[Saved data entries]
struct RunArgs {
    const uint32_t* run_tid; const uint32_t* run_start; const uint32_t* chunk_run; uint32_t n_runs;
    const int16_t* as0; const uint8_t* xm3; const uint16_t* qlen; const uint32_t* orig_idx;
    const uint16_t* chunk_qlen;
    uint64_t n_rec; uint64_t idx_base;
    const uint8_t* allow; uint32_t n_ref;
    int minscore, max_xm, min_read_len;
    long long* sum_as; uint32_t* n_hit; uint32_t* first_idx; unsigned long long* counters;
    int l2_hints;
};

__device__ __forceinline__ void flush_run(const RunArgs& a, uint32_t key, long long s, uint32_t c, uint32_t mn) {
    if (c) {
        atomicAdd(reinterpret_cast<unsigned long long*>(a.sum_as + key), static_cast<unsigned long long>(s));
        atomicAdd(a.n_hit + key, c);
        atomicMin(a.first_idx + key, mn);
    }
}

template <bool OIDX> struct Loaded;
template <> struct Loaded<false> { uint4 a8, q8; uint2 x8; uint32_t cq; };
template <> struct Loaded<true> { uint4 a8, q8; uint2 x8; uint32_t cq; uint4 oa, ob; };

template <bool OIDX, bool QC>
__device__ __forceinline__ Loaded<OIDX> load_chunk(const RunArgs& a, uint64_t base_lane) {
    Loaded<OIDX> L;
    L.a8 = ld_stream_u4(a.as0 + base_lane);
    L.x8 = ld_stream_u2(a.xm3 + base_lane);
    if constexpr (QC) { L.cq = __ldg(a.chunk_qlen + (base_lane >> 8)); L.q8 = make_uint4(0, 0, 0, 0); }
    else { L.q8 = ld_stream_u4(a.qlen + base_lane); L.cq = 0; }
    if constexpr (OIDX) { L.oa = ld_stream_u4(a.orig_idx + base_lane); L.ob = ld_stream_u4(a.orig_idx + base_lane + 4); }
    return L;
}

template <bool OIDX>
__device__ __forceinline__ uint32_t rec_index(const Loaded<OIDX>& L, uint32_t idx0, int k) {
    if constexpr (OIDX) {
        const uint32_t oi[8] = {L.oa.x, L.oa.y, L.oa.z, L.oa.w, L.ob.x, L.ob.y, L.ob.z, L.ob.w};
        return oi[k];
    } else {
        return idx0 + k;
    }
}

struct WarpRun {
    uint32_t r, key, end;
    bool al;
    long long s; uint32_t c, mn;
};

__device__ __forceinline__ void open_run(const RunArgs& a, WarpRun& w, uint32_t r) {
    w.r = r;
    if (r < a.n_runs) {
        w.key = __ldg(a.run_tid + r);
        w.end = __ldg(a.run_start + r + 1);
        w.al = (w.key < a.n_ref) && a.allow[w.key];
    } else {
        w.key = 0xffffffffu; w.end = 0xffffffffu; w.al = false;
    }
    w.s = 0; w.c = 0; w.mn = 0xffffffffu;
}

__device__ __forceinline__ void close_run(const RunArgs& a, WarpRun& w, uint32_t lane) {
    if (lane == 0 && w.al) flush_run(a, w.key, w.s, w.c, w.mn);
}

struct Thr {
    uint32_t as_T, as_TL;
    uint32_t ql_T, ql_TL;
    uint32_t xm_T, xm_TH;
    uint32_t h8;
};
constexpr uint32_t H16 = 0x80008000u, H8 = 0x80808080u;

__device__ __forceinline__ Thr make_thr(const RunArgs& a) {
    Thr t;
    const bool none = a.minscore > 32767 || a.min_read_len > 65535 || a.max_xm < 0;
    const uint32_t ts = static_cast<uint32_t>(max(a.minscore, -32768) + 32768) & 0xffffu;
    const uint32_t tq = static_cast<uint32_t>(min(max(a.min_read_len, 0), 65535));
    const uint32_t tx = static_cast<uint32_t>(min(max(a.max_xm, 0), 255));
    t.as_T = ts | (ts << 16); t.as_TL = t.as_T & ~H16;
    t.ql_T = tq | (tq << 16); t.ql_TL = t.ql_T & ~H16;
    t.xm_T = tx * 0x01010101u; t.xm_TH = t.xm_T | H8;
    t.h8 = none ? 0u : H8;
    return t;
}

==

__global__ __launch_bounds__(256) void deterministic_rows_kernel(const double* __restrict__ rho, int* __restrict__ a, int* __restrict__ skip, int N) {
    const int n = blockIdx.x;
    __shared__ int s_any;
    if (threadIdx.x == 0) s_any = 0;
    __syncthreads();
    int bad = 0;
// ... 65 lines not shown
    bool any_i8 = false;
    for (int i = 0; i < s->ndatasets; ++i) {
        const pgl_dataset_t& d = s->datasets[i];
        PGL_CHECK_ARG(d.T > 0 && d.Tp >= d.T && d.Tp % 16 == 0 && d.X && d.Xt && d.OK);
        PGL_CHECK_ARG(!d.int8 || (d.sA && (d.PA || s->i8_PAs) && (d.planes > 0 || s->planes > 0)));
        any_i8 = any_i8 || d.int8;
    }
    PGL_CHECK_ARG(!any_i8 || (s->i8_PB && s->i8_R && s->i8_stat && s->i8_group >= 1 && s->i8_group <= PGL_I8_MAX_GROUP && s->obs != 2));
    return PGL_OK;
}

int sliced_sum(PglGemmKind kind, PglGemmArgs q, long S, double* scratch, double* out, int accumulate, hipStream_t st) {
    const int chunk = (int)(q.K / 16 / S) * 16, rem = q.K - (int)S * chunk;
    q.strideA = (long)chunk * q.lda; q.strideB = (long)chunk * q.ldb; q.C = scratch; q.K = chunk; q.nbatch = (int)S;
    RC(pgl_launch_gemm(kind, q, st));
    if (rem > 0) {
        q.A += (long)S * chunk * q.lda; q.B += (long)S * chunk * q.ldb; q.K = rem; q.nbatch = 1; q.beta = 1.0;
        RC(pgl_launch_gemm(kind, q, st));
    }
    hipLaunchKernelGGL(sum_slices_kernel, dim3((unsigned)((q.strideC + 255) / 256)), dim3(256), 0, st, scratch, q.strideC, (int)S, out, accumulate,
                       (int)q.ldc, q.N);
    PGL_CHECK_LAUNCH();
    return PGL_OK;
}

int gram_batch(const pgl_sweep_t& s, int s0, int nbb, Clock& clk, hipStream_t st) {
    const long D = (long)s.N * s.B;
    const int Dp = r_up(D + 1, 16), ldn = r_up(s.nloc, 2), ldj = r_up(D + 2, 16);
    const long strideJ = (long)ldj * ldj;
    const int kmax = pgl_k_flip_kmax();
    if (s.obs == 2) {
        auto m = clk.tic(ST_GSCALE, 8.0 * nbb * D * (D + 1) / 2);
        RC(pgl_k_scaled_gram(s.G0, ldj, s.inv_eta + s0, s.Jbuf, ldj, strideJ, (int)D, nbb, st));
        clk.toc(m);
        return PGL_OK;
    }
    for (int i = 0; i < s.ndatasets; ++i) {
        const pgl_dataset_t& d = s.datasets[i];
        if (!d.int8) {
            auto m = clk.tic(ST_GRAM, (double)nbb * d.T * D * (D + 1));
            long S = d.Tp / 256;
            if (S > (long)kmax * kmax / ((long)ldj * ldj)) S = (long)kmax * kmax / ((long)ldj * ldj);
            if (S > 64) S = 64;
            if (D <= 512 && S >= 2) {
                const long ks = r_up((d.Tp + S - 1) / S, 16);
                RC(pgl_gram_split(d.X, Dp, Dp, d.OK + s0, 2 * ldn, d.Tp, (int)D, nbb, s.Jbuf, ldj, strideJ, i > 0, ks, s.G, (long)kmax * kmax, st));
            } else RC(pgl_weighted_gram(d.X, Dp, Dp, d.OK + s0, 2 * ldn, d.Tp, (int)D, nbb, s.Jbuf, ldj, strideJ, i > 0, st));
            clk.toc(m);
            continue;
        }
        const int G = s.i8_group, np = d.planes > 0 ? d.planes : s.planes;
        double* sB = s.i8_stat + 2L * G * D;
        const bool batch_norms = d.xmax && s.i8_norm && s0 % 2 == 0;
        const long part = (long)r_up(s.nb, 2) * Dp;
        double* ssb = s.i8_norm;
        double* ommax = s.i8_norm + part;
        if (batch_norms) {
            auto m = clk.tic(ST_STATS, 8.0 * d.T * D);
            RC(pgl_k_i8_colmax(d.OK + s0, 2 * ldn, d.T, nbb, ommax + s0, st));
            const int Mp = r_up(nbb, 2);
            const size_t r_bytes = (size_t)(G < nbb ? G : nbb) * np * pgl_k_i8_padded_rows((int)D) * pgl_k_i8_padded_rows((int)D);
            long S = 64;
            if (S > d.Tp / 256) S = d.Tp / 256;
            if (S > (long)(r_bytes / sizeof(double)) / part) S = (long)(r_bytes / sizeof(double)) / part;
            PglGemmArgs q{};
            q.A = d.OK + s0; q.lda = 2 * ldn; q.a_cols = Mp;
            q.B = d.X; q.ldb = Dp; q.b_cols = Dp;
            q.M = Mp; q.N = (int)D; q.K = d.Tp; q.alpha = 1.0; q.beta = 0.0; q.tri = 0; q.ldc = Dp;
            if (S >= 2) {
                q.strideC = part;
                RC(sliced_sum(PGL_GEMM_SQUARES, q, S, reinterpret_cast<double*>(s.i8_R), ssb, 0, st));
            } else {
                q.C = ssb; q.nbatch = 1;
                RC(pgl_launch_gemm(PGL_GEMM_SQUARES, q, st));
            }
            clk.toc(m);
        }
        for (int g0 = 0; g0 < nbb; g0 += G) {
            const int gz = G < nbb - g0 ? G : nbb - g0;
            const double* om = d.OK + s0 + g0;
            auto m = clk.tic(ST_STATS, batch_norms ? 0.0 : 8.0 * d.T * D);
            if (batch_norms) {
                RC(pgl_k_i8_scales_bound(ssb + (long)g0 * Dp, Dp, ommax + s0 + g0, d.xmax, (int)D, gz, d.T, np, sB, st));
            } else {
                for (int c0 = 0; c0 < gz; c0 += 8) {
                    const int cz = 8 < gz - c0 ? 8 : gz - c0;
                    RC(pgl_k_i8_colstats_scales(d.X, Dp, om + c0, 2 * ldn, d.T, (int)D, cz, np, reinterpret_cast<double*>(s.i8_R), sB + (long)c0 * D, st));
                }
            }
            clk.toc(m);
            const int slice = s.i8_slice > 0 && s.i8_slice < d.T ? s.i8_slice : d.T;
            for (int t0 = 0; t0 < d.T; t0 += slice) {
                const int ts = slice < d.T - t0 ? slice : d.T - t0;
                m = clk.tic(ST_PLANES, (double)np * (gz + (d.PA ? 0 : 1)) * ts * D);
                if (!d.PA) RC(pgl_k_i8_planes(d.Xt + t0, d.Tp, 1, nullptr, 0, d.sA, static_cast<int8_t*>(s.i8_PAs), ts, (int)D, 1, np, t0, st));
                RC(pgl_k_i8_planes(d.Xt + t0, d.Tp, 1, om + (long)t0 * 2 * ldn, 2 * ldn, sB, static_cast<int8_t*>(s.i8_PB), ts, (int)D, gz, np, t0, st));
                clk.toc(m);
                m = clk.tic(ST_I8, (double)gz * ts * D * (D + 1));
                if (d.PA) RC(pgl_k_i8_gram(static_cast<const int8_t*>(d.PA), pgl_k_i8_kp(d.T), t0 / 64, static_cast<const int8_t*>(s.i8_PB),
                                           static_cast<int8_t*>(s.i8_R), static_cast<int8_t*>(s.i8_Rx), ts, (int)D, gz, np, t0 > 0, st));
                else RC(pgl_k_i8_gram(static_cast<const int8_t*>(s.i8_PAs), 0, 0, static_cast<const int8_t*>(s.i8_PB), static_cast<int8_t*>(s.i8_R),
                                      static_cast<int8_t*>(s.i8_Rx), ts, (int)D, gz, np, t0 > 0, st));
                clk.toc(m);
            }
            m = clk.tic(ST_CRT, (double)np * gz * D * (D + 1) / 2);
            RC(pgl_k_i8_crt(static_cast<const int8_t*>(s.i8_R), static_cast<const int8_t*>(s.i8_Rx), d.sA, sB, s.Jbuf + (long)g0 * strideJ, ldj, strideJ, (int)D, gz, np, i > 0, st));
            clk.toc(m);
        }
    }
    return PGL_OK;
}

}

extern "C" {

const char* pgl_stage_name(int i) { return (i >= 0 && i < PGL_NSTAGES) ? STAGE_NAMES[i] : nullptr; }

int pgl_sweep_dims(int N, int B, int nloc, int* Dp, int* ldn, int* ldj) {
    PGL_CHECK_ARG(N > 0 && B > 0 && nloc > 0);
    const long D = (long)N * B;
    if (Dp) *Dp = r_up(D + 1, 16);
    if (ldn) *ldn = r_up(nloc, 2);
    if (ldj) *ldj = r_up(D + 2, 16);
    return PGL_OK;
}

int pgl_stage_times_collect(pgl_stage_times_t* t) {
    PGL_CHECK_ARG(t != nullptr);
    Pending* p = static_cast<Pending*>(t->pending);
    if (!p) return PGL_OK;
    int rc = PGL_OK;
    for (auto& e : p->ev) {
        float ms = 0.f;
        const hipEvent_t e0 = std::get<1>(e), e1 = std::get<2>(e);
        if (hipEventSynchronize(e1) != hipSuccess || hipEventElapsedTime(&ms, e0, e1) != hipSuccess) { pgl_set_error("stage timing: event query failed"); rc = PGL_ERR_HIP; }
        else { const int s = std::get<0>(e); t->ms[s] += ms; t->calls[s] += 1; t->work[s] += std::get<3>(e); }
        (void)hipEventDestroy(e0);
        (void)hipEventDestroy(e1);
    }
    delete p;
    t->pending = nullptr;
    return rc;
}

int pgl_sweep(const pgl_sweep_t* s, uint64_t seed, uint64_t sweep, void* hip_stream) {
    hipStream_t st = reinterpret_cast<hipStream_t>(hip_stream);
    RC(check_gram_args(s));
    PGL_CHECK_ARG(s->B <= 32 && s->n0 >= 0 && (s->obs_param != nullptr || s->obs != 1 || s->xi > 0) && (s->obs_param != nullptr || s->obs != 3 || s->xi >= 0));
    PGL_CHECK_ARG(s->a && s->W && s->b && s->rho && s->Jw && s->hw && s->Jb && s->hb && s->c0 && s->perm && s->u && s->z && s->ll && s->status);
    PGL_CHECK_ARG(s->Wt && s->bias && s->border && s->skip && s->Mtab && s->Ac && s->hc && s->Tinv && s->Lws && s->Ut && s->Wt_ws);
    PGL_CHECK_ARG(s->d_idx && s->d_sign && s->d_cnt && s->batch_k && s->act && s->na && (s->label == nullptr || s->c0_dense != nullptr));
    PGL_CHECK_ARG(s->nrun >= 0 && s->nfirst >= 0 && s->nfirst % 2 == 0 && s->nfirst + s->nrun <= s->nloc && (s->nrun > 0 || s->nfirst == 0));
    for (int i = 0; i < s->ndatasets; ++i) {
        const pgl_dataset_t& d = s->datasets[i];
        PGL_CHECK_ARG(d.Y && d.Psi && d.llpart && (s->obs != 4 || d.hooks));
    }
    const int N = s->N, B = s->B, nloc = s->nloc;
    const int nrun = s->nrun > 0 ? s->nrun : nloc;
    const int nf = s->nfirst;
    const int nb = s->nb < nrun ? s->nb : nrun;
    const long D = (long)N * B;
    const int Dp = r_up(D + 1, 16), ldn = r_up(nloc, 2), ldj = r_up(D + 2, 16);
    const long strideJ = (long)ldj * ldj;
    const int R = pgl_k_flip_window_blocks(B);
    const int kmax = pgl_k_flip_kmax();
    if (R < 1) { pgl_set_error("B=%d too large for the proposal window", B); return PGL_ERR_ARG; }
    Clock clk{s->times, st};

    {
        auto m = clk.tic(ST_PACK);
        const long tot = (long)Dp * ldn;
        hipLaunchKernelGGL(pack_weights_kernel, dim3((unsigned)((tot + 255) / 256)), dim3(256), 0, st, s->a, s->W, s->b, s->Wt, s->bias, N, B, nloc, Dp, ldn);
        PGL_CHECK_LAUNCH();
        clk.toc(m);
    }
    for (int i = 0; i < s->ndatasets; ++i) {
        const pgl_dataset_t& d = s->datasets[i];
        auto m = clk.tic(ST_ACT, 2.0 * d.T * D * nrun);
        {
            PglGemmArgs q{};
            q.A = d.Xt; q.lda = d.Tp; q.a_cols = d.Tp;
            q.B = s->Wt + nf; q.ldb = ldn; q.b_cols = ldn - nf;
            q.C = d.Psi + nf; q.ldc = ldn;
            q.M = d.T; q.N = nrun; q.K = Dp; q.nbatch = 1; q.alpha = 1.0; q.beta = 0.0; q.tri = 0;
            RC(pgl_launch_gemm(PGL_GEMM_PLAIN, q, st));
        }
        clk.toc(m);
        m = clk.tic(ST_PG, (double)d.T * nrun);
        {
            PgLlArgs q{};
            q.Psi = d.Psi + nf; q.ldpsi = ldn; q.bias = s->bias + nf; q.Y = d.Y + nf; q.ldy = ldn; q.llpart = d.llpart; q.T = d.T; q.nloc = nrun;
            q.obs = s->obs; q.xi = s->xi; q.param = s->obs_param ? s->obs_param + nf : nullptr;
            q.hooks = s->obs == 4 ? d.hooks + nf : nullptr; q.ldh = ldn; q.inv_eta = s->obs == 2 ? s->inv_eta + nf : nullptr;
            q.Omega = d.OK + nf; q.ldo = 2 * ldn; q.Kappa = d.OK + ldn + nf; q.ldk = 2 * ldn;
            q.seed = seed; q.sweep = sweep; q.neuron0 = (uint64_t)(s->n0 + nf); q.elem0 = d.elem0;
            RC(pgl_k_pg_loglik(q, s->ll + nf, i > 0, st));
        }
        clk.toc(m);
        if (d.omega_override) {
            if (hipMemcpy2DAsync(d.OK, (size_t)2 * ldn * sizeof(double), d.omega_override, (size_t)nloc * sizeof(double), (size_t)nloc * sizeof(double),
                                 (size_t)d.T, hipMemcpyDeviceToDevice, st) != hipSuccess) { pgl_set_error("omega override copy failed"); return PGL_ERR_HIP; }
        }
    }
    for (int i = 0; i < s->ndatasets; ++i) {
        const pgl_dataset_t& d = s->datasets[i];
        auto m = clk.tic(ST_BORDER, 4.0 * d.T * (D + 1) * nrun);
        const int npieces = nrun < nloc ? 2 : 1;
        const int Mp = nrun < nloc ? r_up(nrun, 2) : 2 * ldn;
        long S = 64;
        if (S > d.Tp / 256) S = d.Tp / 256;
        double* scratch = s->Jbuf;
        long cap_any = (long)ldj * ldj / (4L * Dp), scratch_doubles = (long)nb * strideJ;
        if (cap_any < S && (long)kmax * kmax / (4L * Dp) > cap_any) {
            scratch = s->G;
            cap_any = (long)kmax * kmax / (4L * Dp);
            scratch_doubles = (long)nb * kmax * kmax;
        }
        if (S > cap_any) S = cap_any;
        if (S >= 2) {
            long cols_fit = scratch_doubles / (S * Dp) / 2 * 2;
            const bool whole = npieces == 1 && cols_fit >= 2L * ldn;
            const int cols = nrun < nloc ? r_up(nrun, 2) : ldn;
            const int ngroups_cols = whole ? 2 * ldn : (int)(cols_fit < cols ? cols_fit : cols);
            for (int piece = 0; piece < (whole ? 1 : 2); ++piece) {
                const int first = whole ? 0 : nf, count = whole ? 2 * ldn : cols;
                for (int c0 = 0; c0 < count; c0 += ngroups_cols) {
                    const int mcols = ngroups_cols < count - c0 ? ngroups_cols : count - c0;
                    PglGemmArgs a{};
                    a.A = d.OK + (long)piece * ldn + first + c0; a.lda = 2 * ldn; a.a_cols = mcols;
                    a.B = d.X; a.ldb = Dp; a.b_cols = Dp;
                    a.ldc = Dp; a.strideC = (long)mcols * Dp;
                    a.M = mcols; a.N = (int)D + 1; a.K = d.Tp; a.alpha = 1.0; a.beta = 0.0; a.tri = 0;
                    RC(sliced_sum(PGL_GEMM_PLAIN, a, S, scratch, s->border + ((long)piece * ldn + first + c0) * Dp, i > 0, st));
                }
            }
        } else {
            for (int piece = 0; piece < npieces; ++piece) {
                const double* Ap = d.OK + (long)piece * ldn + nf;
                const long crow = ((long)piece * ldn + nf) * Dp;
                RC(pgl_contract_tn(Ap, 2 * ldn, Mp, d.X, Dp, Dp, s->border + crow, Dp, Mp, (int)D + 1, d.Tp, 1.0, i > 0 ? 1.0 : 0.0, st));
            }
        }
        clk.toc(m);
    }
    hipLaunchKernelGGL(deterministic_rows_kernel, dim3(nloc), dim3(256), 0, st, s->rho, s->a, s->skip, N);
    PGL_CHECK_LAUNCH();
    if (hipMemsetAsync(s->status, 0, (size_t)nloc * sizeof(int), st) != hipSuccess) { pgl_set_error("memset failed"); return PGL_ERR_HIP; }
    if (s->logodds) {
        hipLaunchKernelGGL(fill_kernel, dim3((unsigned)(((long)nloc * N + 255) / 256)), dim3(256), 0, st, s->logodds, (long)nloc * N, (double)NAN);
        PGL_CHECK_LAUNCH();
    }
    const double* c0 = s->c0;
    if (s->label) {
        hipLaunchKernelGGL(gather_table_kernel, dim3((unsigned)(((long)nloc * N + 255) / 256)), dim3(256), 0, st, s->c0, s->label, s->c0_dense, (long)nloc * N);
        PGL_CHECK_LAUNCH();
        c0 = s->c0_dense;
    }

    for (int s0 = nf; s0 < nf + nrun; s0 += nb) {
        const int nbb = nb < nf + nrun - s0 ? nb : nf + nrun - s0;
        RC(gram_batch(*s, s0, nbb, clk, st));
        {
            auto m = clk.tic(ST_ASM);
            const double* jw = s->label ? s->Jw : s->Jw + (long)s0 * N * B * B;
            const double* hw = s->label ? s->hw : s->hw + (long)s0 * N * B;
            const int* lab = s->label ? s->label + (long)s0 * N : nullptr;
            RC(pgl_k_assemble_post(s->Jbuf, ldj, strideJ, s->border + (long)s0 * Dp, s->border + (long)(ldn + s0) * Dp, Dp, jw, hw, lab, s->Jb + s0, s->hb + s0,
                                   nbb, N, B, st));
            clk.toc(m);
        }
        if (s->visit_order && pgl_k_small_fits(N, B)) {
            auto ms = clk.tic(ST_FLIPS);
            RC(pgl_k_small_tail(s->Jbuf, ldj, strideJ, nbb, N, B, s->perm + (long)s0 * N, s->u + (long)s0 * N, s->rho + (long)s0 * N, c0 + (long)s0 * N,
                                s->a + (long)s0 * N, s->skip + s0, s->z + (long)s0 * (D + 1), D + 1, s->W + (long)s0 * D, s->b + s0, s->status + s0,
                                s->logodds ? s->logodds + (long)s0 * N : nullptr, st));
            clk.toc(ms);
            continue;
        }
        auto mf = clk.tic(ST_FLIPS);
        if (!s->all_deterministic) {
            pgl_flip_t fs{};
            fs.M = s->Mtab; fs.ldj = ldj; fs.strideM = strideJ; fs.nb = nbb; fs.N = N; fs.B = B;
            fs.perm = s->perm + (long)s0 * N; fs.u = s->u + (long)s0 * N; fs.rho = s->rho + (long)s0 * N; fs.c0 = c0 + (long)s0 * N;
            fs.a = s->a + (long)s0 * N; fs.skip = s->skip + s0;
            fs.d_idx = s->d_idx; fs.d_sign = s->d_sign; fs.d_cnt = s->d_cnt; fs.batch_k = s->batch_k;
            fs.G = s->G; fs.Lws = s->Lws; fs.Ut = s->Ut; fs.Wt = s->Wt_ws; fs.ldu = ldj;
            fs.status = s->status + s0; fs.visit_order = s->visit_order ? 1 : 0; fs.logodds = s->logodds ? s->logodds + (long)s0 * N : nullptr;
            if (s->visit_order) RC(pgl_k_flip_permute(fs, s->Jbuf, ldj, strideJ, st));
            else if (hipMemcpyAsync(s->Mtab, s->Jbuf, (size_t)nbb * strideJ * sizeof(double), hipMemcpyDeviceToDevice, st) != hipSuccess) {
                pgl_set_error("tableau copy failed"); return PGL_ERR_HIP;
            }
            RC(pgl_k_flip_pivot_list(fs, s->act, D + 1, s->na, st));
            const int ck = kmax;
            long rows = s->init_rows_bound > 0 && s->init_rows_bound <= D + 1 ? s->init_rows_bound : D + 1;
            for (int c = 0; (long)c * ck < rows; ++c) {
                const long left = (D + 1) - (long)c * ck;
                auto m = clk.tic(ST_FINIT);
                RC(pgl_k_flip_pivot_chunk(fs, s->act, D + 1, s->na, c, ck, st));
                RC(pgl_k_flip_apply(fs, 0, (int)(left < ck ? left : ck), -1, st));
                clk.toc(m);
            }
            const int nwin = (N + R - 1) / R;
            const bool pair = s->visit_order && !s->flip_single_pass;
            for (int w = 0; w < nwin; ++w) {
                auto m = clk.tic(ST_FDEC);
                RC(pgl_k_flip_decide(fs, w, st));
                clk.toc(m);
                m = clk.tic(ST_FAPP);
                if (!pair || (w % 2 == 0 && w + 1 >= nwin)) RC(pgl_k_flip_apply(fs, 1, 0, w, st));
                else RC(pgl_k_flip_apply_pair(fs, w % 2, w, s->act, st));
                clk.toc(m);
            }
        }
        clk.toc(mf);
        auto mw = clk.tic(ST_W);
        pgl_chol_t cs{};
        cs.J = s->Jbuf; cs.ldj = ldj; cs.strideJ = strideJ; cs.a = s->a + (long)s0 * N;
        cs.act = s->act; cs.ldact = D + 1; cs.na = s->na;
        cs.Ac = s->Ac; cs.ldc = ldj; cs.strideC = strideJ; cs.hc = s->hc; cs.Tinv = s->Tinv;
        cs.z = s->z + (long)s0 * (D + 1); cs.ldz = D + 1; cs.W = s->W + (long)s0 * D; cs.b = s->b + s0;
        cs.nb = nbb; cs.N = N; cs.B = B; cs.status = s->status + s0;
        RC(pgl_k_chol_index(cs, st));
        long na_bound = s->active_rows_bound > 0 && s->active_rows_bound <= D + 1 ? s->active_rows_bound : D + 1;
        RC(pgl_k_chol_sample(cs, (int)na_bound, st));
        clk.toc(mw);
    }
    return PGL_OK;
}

Exercise instructions – Find every line in the data above that holds the string "hipMemcpyDeviceToDevice". Give the number of such lines and nothing else.

Solution to the exercise – 2